How Can I Load Data from Amazon S3?

To load data from Amazon S3, you need to use the COPY command with the ‘FROM’ clause followed by the S3 bucket URL. You also need to provide your AWS access key ID and secret access key for authentication. Additionally, you can specify options to control the data loading process, such as the file format, compression encoding, and error handling.

How Can I Load Compressed Data Files?

Redshift supports loading data from compressed files to save bandwidth and speed up the loading process. The COPY command automatically detects and decompresses the data files. It supports various compression algorithms, including GZIP, LZOP, and BZIP2. You just need to compress your data files using one of these algorithms before loading.

How Can I Load Data in Parallel?

Redshift can load data in parallel to speed up the process.
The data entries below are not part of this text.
template <bool kGn, int kBM, int kPF, int kBN = 128>
__global__ __launch_bounds__(kThreads, kBN == 256 ? 2 : (kBM == 64 ? 4 : 3) - (kPF == 2 ? SSDE_X6_PF2_OCC_LOSS : 0)) void gemm1x1_bf16x6_kernel(const GemmParams p) {
  using X = X6<kBM, kBN>;
  constexpr int NA = X::NA, NB = X::NBW, NBW = X::NBW, RS = 64;
  SSDE_LDS(smem);
  char* lds = reinterpret_cast<char*>(smem);
  const int tid = threadIdx.x, wave = tid >> 6, lane = tid & 63;
  const int li = lane & 31, lh = lane >> 5;
  const int xcd = blockIdx.x & 7, lin = blockIdx.x >> 3;
  const int nt = lin % p.n_tiles, mt = (lin / p.n_tiles) * 8 + xcd;
#ifdef SSDE_GEMM_TRACE
  const bool gt_on = tid == 0 && blockIdx.x == 0 && g_gemm_trace != nullptr;
#endif
  SSDE_GT(0);
  if (mt >= p.m_tiles) return;
  SSDE_GW(0);
  const int m0 = mt * kBM, n0 = nt * kBN;
  const int wm0 = (wave >> 1) * (kBM / 2), wn0 = (wave & 1) * (kBN / 2);
  const ssde_src& s = p.src;
  SsdePro pro = ssde_pro_decode(s);
  pro.gn = kGn;
  const int Ctot = s.c0 + s.c1;
  const int cpg = kGn ? Ctot / s.gn_groups : 1;
  const int nst = (p.K + XBK - 1) / XBK;
  const int ncin8 = (p.K + 7) >> 3;

  const int f = tid & 3, r0 = tid >> 2;
  int arow[NA], aimg[NA];
  bool aok[NA];
#pragma unroll
  for (int i = 0; i < NA; ++i) {
    const int m = m0 + r0 + i * RS;
    aok[i] = m < p.M;
    arow[i] = aok[i] ? m : 0;
    aimg[i] = arow[i] / p.HW;
  }
  bool bok[NB];
#pragma unroll
  for (int i = 0; i < NB; ++i) bok[i] = (n0 + r0 + i * RS) < p.CoutPad;
  const float* bptr = p.wpk + ((size_t)n0 + r0) * 8 + (f & 1) * 4;

  struct ARegs { float4 av[NA]; };
  struct StageRegs {
    float4 bv[NB];
    float mu[NA], rs[NA];
    float4 gam, bet;
  };
  auto load_a = [&](int st, ARegs& A) __attribute__((always_inline)) {
    const int c_base = st * XBK;
    const bool second = c_base >= s.c0;
    const float* base = second ? s.p1 : s.p0;
    const int C = second ? s.c1 : s.c0;
    const int cthr = (second ? c_base - s.c0 : c_base) + f * 4;
    const float* ap = base + (c_base + f * 4 < p.K ? cthr : 0);
#pragma unroll
    for (int i = 0; i < NA; ++i) A.av[i] = *reinterpret_cast<const float4*>(ap + (size_t)arow[i] * C);
  };
  auto load_rest = [&](int st, StageRegs& R) __attribute__((always_inline)) {
    const int c_cur = st * XBK + f * 4;
    const int cin8 = min(st * 2 + (f >> 1), ncin8 - 1);
    const float* bp = bptr + (size_t)cin8 * p.CoutPad * 8;
#pragma unroll
    for (int i = 0; i < NB; ++i) R.bv[i] = *reinterpret_cast<const float4*>(bp + (bok[i] ? i * RS * 8 : 0));
    R.gam = make_float4(1.f, 1.f, 1.f, 1.f); R.bet = make_float4(0.f, 0.f, 0.f, 0.f);
#pragma unroll
    for (int i = 0; i < NA; ++i) { R.mu[i] = 0.f; R.rs[i] = 1.f; }
    if (kGn) {
      const int cg = c_cur < p.K ? c_cur : 0;
      R.gam = *reinterpret_cast<const float4*>(s.gn_gamma + cg);
      R.bet = *reinterpret_cast<const float4*>(s.gn_beta + cg);
#pragma unroll
      for (int i = 0; i < NA; ++i) {
        const int gi = aimg[i] * s.gn_groups + cg / cpg;
        R.mu[i] = s.gn_mean[gi];
        R.rs[i] = s.gn_rstd[gi];
      }
    }
  };
  auto store_stage = [&](int st, const ARegs& A, const StageRegs& R, char* buf) __attribute__((always_inline)) {
    const int cin8 = st * 2 + (f >> 1);
    const int c_cur = st * XBK + f * 4;
    const bool k_ok = c_cur < p.K;
    uint2 q0, q1, q2;
#pragma unroll
    for (int i = 0; i < NA; ++i) {
      float4 v = make_float4(0.f, 0.f, 0.f, 0.f);
      if (aok[i] && k_ok)
        v = ssde_pro_apply(A.av[i], R.mu[i], R.rs[i], R.gam, R.bet, (uint32_t)arow[i] * (uint32_t)Ctot + (uint32_t)c_cur, pro);
      char* d = buf + (r0 + i * RS) * (XBK * 2) + f * 8;
      ssde_split3(v, q0, q1, q2);
      *reinterpret_cast<uint2*>(d) = q0;
      *reinterpret_cast<uint2*>(d + X::kPlaneA) = q1;
      *reinterpret_cast<uint2*>(d + 2 * X::kPlaneA) = q2;
    }
#pragma unroll
    for (int i = 0; i < NB; ++i) {
      float4 w = make_float4(0.f, 0.f, 0.f, 0.f);
      if (bok[i] && cin8 < ncin8) w = R.bv[i];
      char* d = buf + 3 * X::kPlaneA + (r0 + i * RS) * (XBK * 2) + f * 8;
      ssde_split3(w, q0, q1, q2);
      *reinterpret_cast<uint2*>(d) = q0;
      *reinterpret_cast<uint2*>(d + X::kPlaneB) = q1;
      *reinterpret_cast<uint2*>(d + 2 * X::kPlaneB) = q2;
    }
  };

  f32x16 acc[NA][NBW];
#pragma unroll
  for (int a = 0; a < NA; ++a)
#pragma unroll
    for (int b = 0; b < NBW; ++b)
#pragma unroll
      for (int r = 0; r < 16; ++r) acc[a][b][r] = 0.f;
  const int aoff = (wm0 + li) * (XBK * 2) + lh * 16, boff = 3 * X::kPlaneA + (wn0 + li) * (XBK * 2) + lh * 16;
  auto mfma_stage = [&](const char* cur) __attribute__((always_inline)) {
    ssde_u32x4 A[NA][3];
#pragma unroll
    for (int q = 0; q < 3; ++q)
#pragma unroll
// ... 226 lines not shown
  auto run_tile = [&](int vb, f32x16 (&acc)[2][2], f32x16 (&old)[2][2]) __attribute__((always_inline)) {
    const int xcd = vb & 7, lin = vb >> 3;
    const int nt = lin % p.n_tiles, mt = (lin / p.n_tiles) * 8 + xcd;
    const int m0 = mt * BM, n0 = nt * BN;
    int arow[NI], aimg[NI];
    bool aok[NI], bok[NI];
#pragma unroll
    for (int i = 0; i < NI; ++i) {
      const int m = m0 + r0 + i * RS;
      aok[i] = m < p.M;
      arow[i] = aok[i] ? m : 0;
      aimg[i] = arow[i] / p.HW;
      bok[i] = (n0 + r0 + i * RS) < p.CoutPad;
    }
    const float* bptr = p.wpk + ((size_t)n0 + r0) * 8 + (f & 1) * 4;
    float4 av[NI], bv[NI];
    float mu[NI] = {0.f, 0.f}, rs[NI] = {1.f, 1.f};
    float4 gam = make_float4(1.f, 1.f, 1.f, 1.f), bet = make_float4(0.f, 0.f, 0.f, 0.f);
    auto load_stage = [&](int st) __attribute__((always_inline)) {
      const int c_base = st * KB;
      const bool second = c_base >= s.c0;
      const float* base = second ? s.p1 : s.p0;
      const int C = second ? s.c1 : s.c0;
      const int cthr = (second ? c_base - s.c0 : c_base) + f * 4;
      const int c_cur = c_base + f * 4;
      const float* ap = base + (c_cur < p.K ? cthr : 0);
#pragma unroll
      for (int i = 0; i < NI; ++i) av[i] = *reinterpret_cast<const float4*>(ap + (size_t)arow[i] * C);
      const int cin8 = min(st * 2 + (f >> 1), ncin8 - 1);
      const float* bp = bptr + (size_t)cin8 * p.CoutPad * 8;
#pragma unroll
      for (int i = 0; i < NI; ++i) bv[i] = *reinterpret_cast<const float4*>(bp + (bok[i] ? i * RS * 8 : 0));
      if (kGn) {
        const int cg = c_cur < p.K ? c_cur : 0;
        gam = *reinterpret_cast<const float4*>(s.gn_gamma + cg);
        bet = *reinterpret_cast<const float4*>(s.gn_beta + cg);
#pragma unroll
        for (int i = 0; i < NI; ++i) {
          const int gi = aimg[i] * s.gn_groups + cg / cpg;
          mu[i] = s.gn_mean[gi];
          rs[i] = s.gn_rstd[gi];
        }
      }
    };
    auto store_stage = [&](int st, char* buf) __attribute__((always_inline)) {
      const int cin8 = st * 2 + (f >> 1), c_cur = st * KB + f * 4;
      const bool k_ok = c_cur < p.K;
#pragma unroll
      for (int i = 0; i < NI; ++i) {
        float4 v = make_float4(0.f, 0.f, 0.f, 0.f);
        if (aok[i] && k_ok)
          v = ssde_pro_apply(av[i], mu[i], rs[i], gam, bet, (uint32_t)arow[i] * (uint32_t)Ctot + (uint32_t)c_cur, pro);
        float4 w = make_float4(0.f, 0.f, 0.f, 0.f);
        if (bok[i] && cin8 < ncin8) w = bv[i];
        if constexpr (kX6) {
          using X = X6<128>;
          uint2 q0, q1, q2;
          char* d = buf + (r0 + i * RS) * (KB * 2) + f * 8;
          ssde_split3(v, q0, q1, q2);
          *reinterpret_cast<uint2*>(d) = q0;
          *reinterpret_cast<uint2*>(d + X::kPlaneA) = q1;
          *reinterpret_cast<uint2*>(d + 2 * X::kPlaneA) = q2;
          ssde_split3(w, q0, q1, q2);
          *reinterpret_cast<uint2*>(d + 3 * X::kPlaneA) = q0;
          *reinterpret_cast<uint2*>(d + 3 * X::kPlaneA + X::kPlaneB) = q1;
          *reinterpret_cast<uint2*>(d + 3 * X::kPlaneA + 2 * X::kPlaneB) = q2;
        } else {
          float* fb = reinterpret_cast<float*>(buf);
          float* d = fb + (r0 + i * RS) * LDK + f * 4;
          *reinterpret_cast<float2*>(d) = make_float2(v.x, v.y);
          *reinterpret_cast<float2*>(d + 2) = make_float2(v.z, v.w);
          float* e = fb + (BM + r0 + i * RS) * LDK + f * 4;
          *reinterpret_cast<float2*>(e) = make_float2(w.x, w.y);
          *reinterpret_cast<float2*>(e + 2) = make_float2(w.z, w.w);
        }
      }
    };
    auto mfma_stage = [&](const char* cur) __attribute__((always_inline)) {
      if constexpr (kX6) {
        using X = X6<128>;
        const int aoff = (wm0 + li) * (KB * 2) + lh * 16, boff = 3 * X::kPlaneA + (wn0 + li) * (KB * 2) + lh * 16;
        ssde_u32x4 A[2][3], B[2][3];
#pragma unroll
        for (int q = 0; q < 3; ++q)
#pragma unroll
          for (int a = 0; a < 2; ++a) {
            A[a][q] = *reinterpret_cast<const ssde_u32x4*>(cur + aoff + q * X::kPlaneA + a * 32 * (KB * 2));
            B[a][q] = *reinterpret_cast<const ssde_u32x4*>(cur + boff + q * X::kPlaneB + a * 32 * (KB * 2));
          }
// ... 92 lines not shown
  g->gn = s.pro_mode == SSDE_PRO_GN || s.pro_mode == SSDE_PRO_GN_SILU;
  SSDE_REQUIRE(a->w_aux && a->dst, "conv1x1: null weights / destination");
  GemmParams& p = g->p;
  p.src = s; p.wpk = a->w_aux;
  p.M = a->n * a->h_out * a->w_out; p.HW = a->h_out * a->w_out; p.K = s.c0 + s.c1;
  p.Cout = a->c_out; p.CoutPad = ssde_cdiv(a->c_out, 64) * 64;
  p.m_tiles = ssde_cdiv(p.M, BM); p.n_tiles = ssde_cdiv(a->c_out, BN);
  ssde_fill_epilogue(p, a);
  const bool gn_ok = a->c_out % 4 == 0 && (p.HW % 64 == 0 || (p.HW >= 8 && p.HW < 64 && 64 % p.HW == 0));
  SSDE_REQUIRE(!a->gn_part || gn_ok, "conv1x1: GroupNorm partials need H*W %% 64 == 0 or a power of two in 8..32");
  pl->gn_slices = !gn_ok ? 0 : p.HW % 64 == 0 ? (p.HW / 64) * 4 : 4;
  pl->ws_floats = 0;
  p.lHW = ssde_ilog2(p.HW);
  p.gn_entries = p.HW >= 64 ? a->n * (p.HW / 64) : a->n;
  const bool x6 = g->x6 = (a->flags & SSDE_CONVF_BF16X6) != 0;
  {
    const int total = ssde_cdiv(p.m_tiles, 8) * 8 * p.n_tiles;
    const int wgs = (2 * ssde_num_cus() + 7) / 8 * 8;
    const bool pipe_ok = !(a->flags & SSDE_CONVF_NO_GEMM_PIPE) && a->c_out % 4 == 0 && (!a->gn_part || p.HW % 64 == 0) && (!a->chan_add || p.HW % 8 == 0);
    const bool wide_first = a->c_out >= 512 && a->c_out % 256 == 0 && !(a->flags & (SSDE_CONVF_X6_NO_WIDE | SSDE_CONVF_X6_BM64 | SSDE_CONVF_X6_PF2)) &&
                            (long long)ssde_cdiv(p.M, 128) * (a->c_out / 256) >= 2ll * ssde_num_cus();
    const bool pays = x6 && p.K >= 512 && (long long)p.m_tiles * p.n_tiles > wgs && !wide_first;
    g->pipe = pipe_ok && x6 && (pays || (a->flags & SSDE_CONVF_GEMM_PIPE));
    if (g->pipe) {
      pl->lds_bytes = 2 * X6<128>::kStageBytes + 4 * kSlabFloats * 4;
      g->grid = total < wgs ? total : wgs;
      return SSDE_OK;
    }
  }
  int xbm = 128, xpf = 1, xbn = BN;
// ... 25 lines not shown
bool ssde_conv1x1_wants(const ssde_conv_args* a) {
  if (a->ksize != 0 || a->aux.p0 == nullptr || a->tile != SSDE_TILE_AUTO) return false;
  const long long M = (long long)a->n * a->h_out * a->w_out;
  return a->c_out >= 96 && M >= 128 && M < (1ll << 31);
}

To do this, you need to split your data into multiple files and load them concurrently. The COPY command automatically manages the parallel loading process. It distributes the data files across the compute nodes and loads them simultaneously.

How Can I Update Table Statistics After Loading Data?

After loading data, you can update the table statistics using the ANALYZE command. This command updates the statistics used by the query planner to optimize query execution. It’s a good practice to run the ANALYZE command after loading large amounts of data or making significant changes to the table.

How Can I Load Data from a Remote Host?

To load data from a remote host, you need to use the SSH protocol. Redshift doesn’t support SSH directly, but you can use an intermediary service like Amazon S3. First, transfer your data to an S3 bucket using SSH, then load the data from the S3 bucket into Redshift using the COPY command.

How Can I Monitor the Data Loading Process?

Redshift provides several system tables and views to monitor the data loading process. The STL_LOAD_COMMITS table shows the progress of each load operation. The STL_LOADERROR_DETAIL view provides detailed information about load errors. You can query these tables and views to monitor the data loading process and troubleshoot any issues.